### Task statement
Whenever the word "switches" turns up in a line of the data below, copy that line.
───── Material provided
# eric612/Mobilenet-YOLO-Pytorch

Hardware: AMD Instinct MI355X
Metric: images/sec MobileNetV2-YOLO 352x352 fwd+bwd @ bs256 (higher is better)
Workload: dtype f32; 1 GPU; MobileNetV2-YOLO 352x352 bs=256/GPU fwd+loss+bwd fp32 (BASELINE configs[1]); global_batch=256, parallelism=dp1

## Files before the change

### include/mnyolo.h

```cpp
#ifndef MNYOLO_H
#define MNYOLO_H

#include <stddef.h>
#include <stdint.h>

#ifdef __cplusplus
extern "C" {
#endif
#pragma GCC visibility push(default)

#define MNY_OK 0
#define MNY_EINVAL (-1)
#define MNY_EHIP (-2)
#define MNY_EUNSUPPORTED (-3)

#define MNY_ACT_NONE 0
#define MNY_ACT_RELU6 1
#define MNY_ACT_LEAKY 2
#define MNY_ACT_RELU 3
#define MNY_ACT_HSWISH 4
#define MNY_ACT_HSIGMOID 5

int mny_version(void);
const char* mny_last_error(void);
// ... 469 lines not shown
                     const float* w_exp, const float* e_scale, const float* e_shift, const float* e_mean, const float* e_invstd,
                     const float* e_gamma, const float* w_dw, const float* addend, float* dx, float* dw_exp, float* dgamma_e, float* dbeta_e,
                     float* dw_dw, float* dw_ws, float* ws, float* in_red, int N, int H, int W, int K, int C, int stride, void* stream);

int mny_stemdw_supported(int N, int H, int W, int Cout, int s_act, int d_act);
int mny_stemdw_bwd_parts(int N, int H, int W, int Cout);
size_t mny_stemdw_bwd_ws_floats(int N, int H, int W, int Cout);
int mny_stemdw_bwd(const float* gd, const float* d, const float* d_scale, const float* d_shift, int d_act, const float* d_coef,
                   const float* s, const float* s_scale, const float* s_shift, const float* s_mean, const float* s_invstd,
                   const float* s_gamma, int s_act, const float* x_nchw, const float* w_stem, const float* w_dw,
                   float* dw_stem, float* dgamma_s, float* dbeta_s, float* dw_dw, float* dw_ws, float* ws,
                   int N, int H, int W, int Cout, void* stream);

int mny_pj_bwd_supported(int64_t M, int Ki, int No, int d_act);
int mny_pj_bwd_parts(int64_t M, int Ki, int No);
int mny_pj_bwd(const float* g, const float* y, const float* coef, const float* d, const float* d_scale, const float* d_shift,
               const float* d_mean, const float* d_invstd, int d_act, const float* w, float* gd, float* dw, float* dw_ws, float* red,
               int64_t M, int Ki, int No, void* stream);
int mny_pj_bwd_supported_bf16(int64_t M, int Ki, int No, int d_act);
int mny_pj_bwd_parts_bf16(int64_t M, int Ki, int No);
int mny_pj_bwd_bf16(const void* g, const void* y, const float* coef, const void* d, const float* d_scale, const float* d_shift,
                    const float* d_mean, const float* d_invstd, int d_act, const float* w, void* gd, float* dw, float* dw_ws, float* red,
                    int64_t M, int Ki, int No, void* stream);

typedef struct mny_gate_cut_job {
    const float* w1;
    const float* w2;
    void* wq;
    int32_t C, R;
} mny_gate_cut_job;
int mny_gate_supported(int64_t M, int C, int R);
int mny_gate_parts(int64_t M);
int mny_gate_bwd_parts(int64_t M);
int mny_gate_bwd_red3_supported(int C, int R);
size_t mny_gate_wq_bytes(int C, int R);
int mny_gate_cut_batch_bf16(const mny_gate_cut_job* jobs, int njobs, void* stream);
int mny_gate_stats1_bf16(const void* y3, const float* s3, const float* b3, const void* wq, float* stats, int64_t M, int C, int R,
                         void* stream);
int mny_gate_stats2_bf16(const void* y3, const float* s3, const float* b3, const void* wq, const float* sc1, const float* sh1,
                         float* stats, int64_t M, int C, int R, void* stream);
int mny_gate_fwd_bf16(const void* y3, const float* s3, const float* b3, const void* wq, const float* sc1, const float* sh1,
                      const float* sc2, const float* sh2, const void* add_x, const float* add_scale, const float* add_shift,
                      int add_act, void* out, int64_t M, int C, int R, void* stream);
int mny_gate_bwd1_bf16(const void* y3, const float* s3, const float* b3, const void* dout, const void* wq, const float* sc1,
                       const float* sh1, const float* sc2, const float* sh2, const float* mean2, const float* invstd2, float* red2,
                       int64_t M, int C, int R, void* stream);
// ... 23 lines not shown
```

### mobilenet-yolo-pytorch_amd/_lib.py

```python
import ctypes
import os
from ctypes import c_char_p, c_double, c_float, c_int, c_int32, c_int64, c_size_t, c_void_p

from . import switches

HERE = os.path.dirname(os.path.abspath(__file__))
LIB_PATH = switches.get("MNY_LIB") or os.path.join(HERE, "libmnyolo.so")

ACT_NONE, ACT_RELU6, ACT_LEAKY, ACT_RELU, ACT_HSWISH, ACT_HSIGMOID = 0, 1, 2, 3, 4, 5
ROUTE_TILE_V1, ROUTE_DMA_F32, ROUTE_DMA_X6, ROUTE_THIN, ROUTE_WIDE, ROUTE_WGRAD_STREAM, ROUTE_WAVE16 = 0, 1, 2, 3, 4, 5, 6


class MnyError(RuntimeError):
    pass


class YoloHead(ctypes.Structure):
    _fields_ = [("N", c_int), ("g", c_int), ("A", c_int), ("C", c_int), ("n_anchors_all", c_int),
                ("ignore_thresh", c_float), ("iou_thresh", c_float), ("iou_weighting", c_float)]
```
──────────
───── Material provided
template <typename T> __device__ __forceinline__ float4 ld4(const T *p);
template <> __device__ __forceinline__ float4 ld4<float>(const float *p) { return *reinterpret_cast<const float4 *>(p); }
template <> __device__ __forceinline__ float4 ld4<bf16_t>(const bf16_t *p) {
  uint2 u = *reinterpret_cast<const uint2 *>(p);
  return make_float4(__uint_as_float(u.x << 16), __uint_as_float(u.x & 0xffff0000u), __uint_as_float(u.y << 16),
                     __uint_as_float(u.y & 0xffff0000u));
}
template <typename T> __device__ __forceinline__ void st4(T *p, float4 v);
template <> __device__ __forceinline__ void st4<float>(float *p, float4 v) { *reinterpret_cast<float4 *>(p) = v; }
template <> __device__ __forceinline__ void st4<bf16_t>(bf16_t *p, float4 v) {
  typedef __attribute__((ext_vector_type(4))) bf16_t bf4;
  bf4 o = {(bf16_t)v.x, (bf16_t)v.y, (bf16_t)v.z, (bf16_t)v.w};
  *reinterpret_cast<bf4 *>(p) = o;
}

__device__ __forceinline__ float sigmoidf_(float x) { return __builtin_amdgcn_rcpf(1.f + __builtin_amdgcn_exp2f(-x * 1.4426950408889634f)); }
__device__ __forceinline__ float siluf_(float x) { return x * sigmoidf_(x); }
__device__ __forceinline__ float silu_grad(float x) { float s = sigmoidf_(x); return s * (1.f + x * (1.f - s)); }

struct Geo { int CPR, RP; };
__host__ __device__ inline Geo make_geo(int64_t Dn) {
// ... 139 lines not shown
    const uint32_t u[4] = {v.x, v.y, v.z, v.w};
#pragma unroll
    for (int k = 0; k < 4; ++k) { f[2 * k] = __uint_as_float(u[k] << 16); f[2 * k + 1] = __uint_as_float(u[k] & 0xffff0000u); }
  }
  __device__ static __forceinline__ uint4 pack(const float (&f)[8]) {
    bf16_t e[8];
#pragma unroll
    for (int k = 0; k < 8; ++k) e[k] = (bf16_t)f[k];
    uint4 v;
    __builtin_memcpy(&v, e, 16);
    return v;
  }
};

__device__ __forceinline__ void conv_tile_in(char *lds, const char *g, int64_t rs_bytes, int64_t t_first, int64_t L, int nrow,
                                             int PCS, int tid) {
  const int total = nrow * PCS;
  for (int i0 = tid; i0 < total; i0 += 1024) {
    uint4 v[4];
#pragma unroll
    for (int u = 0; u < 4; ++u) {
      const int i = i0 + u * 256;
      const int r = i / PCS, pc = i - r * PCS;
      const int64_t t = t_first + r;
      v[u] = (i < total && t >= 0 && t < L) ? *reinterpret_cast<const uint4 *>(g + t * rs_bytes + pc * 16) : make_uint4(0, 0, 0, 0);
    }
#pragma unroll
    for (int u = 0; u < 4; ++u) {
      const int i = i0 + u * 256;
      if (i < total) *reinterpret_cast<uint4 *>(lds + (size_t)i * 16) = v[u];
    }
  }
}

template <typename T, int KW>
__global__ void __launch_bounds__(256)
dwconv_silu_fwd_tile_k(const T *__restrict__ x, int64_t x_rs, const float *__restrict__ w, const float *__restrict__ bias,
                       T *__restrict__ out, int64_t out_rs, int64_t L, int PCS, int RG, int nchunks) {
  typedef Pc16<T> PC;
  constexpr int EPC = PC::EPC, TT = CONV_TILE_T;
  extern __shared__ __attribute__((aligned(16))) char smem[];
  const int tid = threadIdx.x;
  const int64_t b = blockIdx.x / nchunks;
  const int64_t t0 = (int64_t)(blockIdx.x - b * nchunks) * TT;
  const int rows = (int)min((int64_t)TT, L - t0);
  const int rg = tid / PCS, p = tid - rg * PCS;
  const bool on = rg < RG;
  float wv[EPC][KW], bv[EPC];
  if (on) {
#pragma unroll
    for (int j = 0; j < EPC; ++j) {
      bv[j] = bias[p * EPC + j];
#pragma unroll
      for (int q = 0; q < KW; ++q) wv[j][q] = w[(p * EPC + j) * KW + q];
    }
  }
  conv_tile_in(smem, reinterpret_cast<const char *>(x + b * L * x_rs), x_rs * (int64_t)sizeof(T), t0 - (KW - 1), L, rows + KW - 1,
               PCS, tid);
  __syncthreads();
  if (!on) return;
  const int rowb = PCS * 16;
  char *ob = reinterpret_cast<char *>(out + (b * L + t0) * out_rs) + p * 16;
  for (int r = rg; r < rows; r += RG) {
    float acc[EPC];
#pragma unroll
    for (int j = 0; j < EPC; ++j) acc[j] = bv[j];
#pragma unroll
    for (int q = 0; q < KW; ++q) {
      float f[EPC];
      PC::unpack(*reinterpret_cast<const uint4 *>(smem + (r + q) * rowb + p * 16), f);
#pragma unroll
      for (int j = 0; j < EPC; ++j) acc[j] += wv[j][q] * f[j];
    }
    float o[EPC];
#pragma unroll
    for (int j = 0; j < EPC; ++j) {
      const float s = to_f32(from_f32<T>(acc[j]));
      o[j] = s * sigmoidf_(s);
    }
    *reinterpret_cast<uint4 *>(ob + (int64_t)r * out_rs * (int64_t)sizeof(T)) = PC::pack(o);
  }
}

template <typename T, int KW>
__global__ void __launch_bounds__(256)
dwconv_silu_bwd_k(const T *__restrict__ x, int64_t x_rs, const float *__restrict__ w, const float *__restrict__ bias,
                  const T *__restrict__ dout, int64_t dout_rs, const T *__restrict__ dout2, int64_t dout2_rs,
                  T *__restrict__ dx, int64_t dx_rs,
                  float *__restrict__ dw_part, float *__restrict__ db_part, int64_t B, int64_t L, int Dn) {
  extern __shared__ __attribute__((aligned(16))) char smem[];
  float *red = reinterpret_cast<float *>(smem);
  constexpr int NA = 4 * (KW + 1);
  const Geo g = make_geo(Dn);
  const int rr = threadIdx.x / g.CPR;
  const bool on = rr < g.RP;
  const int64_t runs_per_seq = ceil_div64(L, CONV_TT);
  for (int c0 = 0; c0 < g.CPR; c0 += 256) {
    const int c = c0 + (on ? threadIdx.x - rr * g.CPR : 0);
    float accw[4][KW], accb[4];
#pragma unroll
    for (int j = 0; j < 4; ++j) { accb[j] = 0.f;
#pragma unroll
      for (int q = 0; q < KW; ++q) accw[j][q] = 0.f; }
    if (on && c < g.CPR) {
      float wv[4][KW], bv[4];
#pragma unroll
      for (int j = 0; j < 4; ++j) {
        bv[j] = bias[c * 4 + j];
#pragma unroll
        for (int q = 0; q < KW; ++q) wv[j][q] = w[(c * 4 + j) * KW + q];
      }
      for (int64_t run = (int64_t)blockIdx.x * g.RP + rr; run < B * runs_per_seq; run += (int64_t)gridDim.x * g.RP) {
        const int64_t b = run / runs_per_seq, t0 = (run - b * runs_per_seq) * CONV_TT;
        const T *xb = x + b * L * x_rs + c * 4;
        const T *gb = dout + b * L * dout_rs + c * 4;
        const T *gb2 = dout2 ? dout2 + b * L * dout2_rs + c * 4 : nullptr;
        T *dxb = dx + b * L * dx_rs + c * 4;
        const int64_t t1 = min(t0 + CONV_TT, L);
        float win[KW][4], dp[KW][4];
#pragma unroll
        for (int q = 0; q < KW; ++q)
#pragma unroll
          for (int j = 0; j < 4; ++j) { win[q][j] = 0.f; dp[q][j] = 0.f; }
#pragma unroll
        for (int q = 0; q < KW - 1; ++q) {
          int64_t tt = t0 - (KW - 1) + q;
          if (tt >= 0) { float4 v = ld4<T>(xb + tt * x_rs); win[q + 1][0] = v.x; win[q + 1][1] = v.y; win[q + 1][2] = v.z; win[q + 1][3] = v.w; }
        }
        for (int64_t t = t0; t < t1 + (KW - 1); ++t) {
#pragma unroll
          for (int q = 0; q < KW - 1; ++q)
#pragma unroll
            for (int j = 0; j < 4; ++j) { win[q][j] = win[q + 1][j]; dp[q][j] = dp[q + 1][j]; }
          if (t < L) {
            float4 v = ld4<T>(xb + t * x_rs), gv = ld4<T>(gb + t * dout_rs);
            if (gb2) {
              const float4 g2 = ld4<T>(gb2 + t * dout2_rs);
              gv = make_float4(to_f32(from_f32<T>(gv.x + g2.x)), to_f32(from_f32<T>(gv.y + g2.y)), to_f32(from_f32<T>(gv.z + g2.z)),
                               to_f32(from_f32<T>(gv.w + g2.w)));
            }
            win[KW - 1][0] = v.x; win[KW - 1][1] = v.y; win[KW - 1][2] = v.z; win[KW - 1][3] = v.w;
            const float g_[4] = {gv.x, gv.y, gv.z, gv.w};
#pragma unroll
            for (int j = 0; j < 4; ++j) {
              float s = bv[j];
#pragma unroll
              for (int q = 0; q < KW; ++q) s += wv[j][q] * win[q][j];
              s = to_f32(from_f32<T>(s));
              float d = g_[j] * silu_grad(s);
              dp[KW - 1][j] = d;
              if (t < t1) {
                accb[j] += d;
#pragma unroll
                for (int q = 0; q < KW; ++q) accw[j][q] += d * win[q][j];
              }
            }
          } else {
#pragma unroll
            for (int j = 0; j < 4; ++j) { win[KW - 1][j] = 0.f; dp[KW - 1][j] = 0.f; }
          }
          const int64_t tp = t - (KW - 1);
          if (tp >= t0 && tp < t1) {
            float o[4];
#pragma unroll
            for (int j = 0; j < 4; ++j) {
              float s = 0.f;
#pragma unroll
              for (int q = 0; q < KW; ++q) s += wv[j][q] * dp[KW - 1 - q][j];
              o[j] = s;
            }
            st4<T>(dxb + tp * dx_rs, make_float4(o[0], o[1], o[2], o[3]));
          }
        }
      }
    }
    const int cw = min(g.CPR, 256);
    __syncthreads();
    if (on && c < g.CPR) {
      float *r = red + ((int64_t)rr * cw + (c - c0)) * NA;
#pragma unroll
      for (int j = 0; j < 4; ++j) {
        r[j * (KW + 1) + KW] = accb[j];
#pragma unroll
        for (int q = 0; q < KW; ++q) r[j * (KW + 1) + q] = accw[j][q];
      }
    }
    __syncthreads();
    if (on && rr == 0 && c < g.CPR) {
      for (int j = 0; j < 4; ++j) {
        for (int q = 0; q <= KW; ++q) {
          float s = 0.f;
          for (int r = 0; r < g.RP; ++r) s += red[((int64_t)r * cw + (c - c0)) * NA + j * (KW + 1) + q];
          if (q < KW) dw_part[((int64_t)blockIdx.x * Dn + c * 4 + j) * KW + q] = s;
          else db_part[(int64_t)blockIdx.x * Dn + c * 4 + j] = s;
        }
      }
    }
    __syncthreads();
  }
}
──────────
### Answer to this task
from . import switches
LIB_PATH = switches.get("MNY_LIB") or os.path.join(HERE, "libmnyolo.so")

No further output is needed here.